Directions for this task | Find the string "lines" in the material. Copy every line that has it.

○ ○ ○ ○ ○ ○ ○

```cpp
#if defined(NIMBLE_PER_WORLD_KERNELS)
#define NIMBLE_SHARED_MODEL_INSTANCES 0
#define NIMBLE_PER_WORLD_INSTANCES 1
#define NIMBLE_EXT_WRENCH_INSTANCES 0
#elif defined(NIMBLE_EXT_WRENCH_KERNELS)
#define NIMBLE_SHARED_MODEL_INSTANCES 0
#define NIMBLE_PER_WORLD_INSTANCES 0
#define NIMBLE_EXT_WRENCH_INSTANCES 1
#elif defined(__HIP__)
#define NIMBLE_SHARED_MODEL_INSTANCES 1
#define NIMBLE_PER_WORLD_INSTANCES 0
#define NIMBLE_EXT_WRENCH_INSTANCES 0
#else
// ... 609 lines not shown
  const ModelDev& md = *mdp;
  const Layout& L = md.lay[1];
  const int lane = threadIdx.x;
  const int n = md.n;
  const double dt = md.dt;
  const long long items = (long long)batch * rows;
  for (long long item = blockIdx.x; item < items; item += gridDim.x) {
    const int env = rows == 1 ? (int)item : (int)(item / rows);
    const int unitRow = rows == 1 ? -1 : (int)(item - (long long)env * rows);
    if (md.numPairs > 0) {
      const int mEnv = uni((int)snapshot[(size_t)env * snapDoubles + SN_M]);
      if ((mEnv > deferRows) != (R > 1)) continue;
    }
#ifdef NIMBLE_STAGE_TIMING
    double* g_stamp = md.numPairs > 0 ? snapshot + (size_t)env * snapDoubles + snStamps(n) : nullptr;
#endif
    STAMP(20);
    if (fcMode && (md.numPairs == 0 || unitRow >= uni((int)snapshot[(size_t)env * snapDoubles + SN_NC]))) {
      for (int i = lane; i < 2 * n; i += WAVE) gradState[(size_t)item * 2 * n + i] = 0.0;
      for (int i = lane; i < n; i += WAVE) gradForces[(size_t)item * n + i] = 0.0;
      if constexpr (kExt)
        if (gradWrench != nullptr)
          for (int i = lane; i < 6 * md.nb; i += WAVE) gradWrench[(size_t)item * 6 * md.nb + i] = 0.0;
      continue;
    }
    loadState(md, s, L, lane, state + (size_t)env * 2 * n, forces + (size_t)env * n);
    if (fcMode) {
      for (int i = lane; i < n; i += WAVE) { s[L.gp + i] = 0.0; s[L.gv + i] = 0.0; }
    } else if (unitRow < 0) {
      const double* gN = gradNext + (size_t)env * 2 * n;
      for (int i = lane; i < n; i += WAVE) {
        s[L.gp + i] = gN[i];
        s[L.gv + i] = gN[n + i];
      }
    } else {
      for (int i = lane; i < n; i += WAVE) {
        s[L.gp + i] = i == unitRow ? 1.0 : 0.0;
        s[L.gv + i] = n + i == unitRow ? 1.0 : 0.0;
      }
    }
    const double* bi = !kPW ? nullptr
                       : kExt ? bodyInertia + (size_t)env * inertiaStride
                              : bodyInertia + (size_t)env * md.nb * 10;
    double* sn = snapshot + (size_t)env * snapDoubles;
    double* hbmWs = ws != nullptr ? ws + (size_t)blockIdx.x * wsDoubles : sn + snapWorkspaceOffset(n);
    dynCacheCopy(md, s, L, sn + L.snDyn, false, lane);
    STAMP(21);
    const int nc = md.numPairs > 0 ? uni((int)sn[SN_NC]) : 0;
    const int m = md.numPairs > 0 ? uni((int)sn[SN_M]) : 0;
    double* x = s + L.x;
    double* w = s + L.w;
    BwdPool P;
    int imp = 0;
    if (nc > 0) {
      const int need = bwdPoolDoubles(m, n);
      carveBwd(need <= L.poolCap ? s + L.pool : hbmWs, m, n, P);
      imp = contactBackwardPrep<R>(md, s, L, lane, sn, P, m, nc, s + L.ct, fcMode ? unitRow : -1);
    } else {
      for (int i = lane; i < n; i += WAVE) {
        const double qi = s[L.q + i], vi = s[L.v + i];
        const double springF = md.spring[i] * (qi - md.rest[i] + dt * vi);
        const double dampF = md.damping[i] * vi;
        x[i] = dt * (s[L.tau + i] - s[L.rhs + i] - dampF - springF);
        w[i] = s[L.gv + i];
      }
      WSYNC();
      if (md.bwdSolve2) {
        double xw[2] = {lane < n ? x[lane] : 0.0, lane < n ? w[lane] : 0.0};
        cholSolveReg<2>(s + L.M, s + L.dinv, xw, n, lane);
        WSYNC();
        if (lane < n) { x[lane] = xw[0]; w[lane] = xw[1]; }
        WSYNC();
      } else {
        cholSolve(s + L.M, s + L.dinv, x, n, lane);
        cholSolve(s + L.M, s + L.dinv, w, n, lane);
      }
      for (int i = lane; i < n; i += WAVE) x[i] /= dt;
      WSYNC();
    }
    STAMP(22);
    accelerations(md, s, L, lane, x, s + L.adj);
    if constexpr (kExt) {
      adjointVectors<kPW, true>(md, s, L, lane, bi, bodyWrench + (size_t)env * md.nb * 6, wrenchFrame);
      if (gradWrench != nullptr && lane < md.nb) {
        const int b = lane;
        double Wd[6], gw[6];
        for (int i = 0; i < 6; i++) Wd[i] = dt * s[L.Wt + 6 * b + i];
        twistInWrenchFrame(Wd, wrenchFrame, s + L.Tw + 12 * b, gw);
        for (int i = 0; i < 6; i++) gradWrench[((size_t)item * md.nb + b) * 6 + i] = gw[i];
      }
    } else {
      adjointVectors<kPW>(md, s, L, lane, bi);
    }
    STAMP(23);

    double gq = 0.0, gvOut = 0.0, gt = 0.0;
    double Z[6] = {0, 0, 0, 0, 0, 0};
    const int k = lane;
    if (k < n) {
      const int b = md.dofBody[k];
      const int lam = md.parent[b];
      const double ag[6] = {0, 0, 0, md.g[0], md.g[1], md.g[2]};
      double Vl[6], ul[6];
      for (int i = 0; i < 6; i++) {
        Vl[i] = lam >= 0 ? s[L.V + 6 * lam + i] : 0.0;
        ul[i] = (lam >= 0 ? s[L.A + 6 * lam + i] : 0.0) - ag[i];
      }
      const double* Sk = s + L.Sw + 6 * k;
      if (md.jtype[b] == NIMBLE_JOINT_FREE || md.jtype[b] == NIMBLE_JOINT_BALL) {
// ... 6 lines not shown
        } else {
          double Rm[9];
          expMapRot(th, Rm);
          for (int r = 0; r < 3; r++) xi[3 + r] = Rm[(c - 3) * 3 + r];
        }
        double TwC[12];
        tmul(s + L.Tw + 12 * b, md.Tcj[b], TwC);
        adT(TwC, xi, Z);
      } else {
        for (int i = 0; i < 6; i++) Z[i] = Sk[i];
      }
      const double* a = s + L.adj + 42 * b;
      double t[6], r[6], acc6[6];
      crf(Vl, a + 6, t);
      for (int i = 0; i < 6; i++) r[i] = a[12 + i] + t[i] + a[24 + i] - a[30 + i];
      crf(Vl, r, t);
      crf(ul, a + 6, r);
      for (int i = 0; i < 6; i++) acc6[i] = -a[i] - r[i] + t[i] + a[18 + i] + a[36 + i];
      const double accQ = dot6(Z, acc6);
      double vs[6];
      for (int i = 0; i < 6; i++) vs[i] = Vl[i] + s[L.V + 6 * b + i];
      crf(vs, a + 6, t);
      for (int i = 0; i < 6; i++) acc6[i] = -t[i] - a[12 + i] - a[24 + i] + a[30 + i];
      const double accV = dot6(Sk, acc6);
      const double wk = w[k];
      gq = -dt * accQ - dt * md.spring[k] * wk;
      gvOut = s[L.gv + k] - dt * accV - dt * md.damping[k] * wk - dt * dt * md.spring[k] * wk;
      gt = dt * wk;
      if (nc > 0) gvOut -= P.NV[k * NV_COLS + NV_MU];
      if (md.jtype[b] != NIMBLE_JOINT_FREE && md.jtype[b] != NIMBLE_JOINT_BALL) {
        gq += s[L.gp + k];
        gvOut += dt * s[L.gp + k];
      }
    }
    WSYNC();
    STAMP(24);
    if (nc > 0) {
      double* buf = s + L.adj;
      TACC_BEGIN(tG);
#ifdef NIMBLE_STAGE_TIMING
      const double gterm = contactGTermsAll<R>(md, s, L, sn, P, m, Z, buf, lane, g_stamp);
#else
      const double gterm = contactGTermsAll<R>(md, s, L, sn, P, m, Z, buf, lane);
#endif
      WSYNC();
      TACC_END(80, tG);
      TACC_BEGIN(tM);
      bool mfuse = false;
      double* wI = buf + 24 * md.nb;
      const double* NVf = P.NV;
      int ldNV = NV_COLS;
      if (md.bwdMFuse) {
        const int wId = (13 * md.nb + 1) & ~1;
        const bool onChip = bwdPoolDoubles(m, n) <= L.poolCap;
        int idle = onChip ? 0 : L.poolCap;
        double* free = s + L.pool;
        if (n * (n + 1) / 2 >= wId) { mfuse = true; wI = s + L.M; }
        else if (onChip && (n + 12) * m >= wId) { mfuse = true; wI = P.gRows; }
        else if (idle >= wId) { mfuse = true; wI = free; free += wId; idle -= wId; }
        if (mfuse) {
          if (idle >= 8 * n) {
            double* stage = free;
            if (lane < n)
              for (int c = 0; c < 8; c++) stage[lane * 8 + c] = P.NV[lane * NV_COLS + c];
            NVf = stage;
            ldNV = 8;
          }
        }
      }
#ifdef NIMBLE_STAGE_TIMING
      const double mterm = mFieldsTerm<kPW>(md, s, L, NVf, ldNV, buf, wI, mfuse, lane, k, Z, -dt, (double)imp, g_stamp, bi);
#else
      const double mterm = mFieldsTerm<kPW>(md, s, L, NVf, ldNV, buf, wI, mfuse, lane, k, Z, -dt, (double)imp, bi);
#endif
      TACC_END(81, tM);
      if (k < n) {
        gq += gterm;
        gq += mterm;
      }
      WSYNC();
    }
    STAMP(25);
    if (gradMasses != nullptr) {
      if (lane < md.nb) {
        const int b = lane;
        const double* Tw = s + L.Tw + 12 * b;
        const double m = kPW ? bi[10 * b] : md.mass[b];
        const double* cb = kPW ? bi + 10 * b + 1 : md.com[b];
        double cw[3];
        for (int r = 0; r < 3; r++)
          cw[r] = Tw[r * 4] * cb[0] + Tw[r * 4 + 1] * cb[1] + Tw[r * 4 + 2] * cb[2] + Tw[r * 4 + 3];
        auto comVel = [&](const double* y, double* u) {
          double cx[3];
          cross3(cw, y, cx);
          for (int i = 0; i < 3; i++) u[i] = y[3 + i] - cx[i];
        };
        auto bodyAng = [&](const double* y, double* wb) {
          for (int i = 0; i < 3; i++) wb[i] = Tw[i] * y[0] + Tw[4 + i] * y[1] + Tw[8 + i] * y[2];
        };
        auto pairTerms = [&](const double* x, const double* y, double coef, double* out) {
          double ux[3], uy[3];
          comVel(x, ux);
          comVel(y, uy);
          out[0] += coef * (ux[0] * uy[0] + ux[1] * uy[1] + ux[2] * uy[2]);
          if (massParams < 10) return;
          for (int k = 0; k < 3; k++) {
            const double rk[3] = {Tw[k], Tw[4 + k], Tw[8 + k]};
            double a[3], c[3];
            cross3(x, rk, a);
            cross3(y, rk, c);
            out[1 + k] += coef * m * (a[0] * uy[0] + a[1] * uy[1] + a[2] * uy[2] + ux[0] * c[0] + ux[1] * c[1] + ux[2] * c[2]);
          }
          double bx[3], by[3];
          bodyAng(x, bx);
// ... 183 lines not shown
```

○ ○ ○ ○ ○ ○ ○

Result for this task |
// ... 609 lines not shown
// ... 6 lines not shown
// ... 183 lines not shown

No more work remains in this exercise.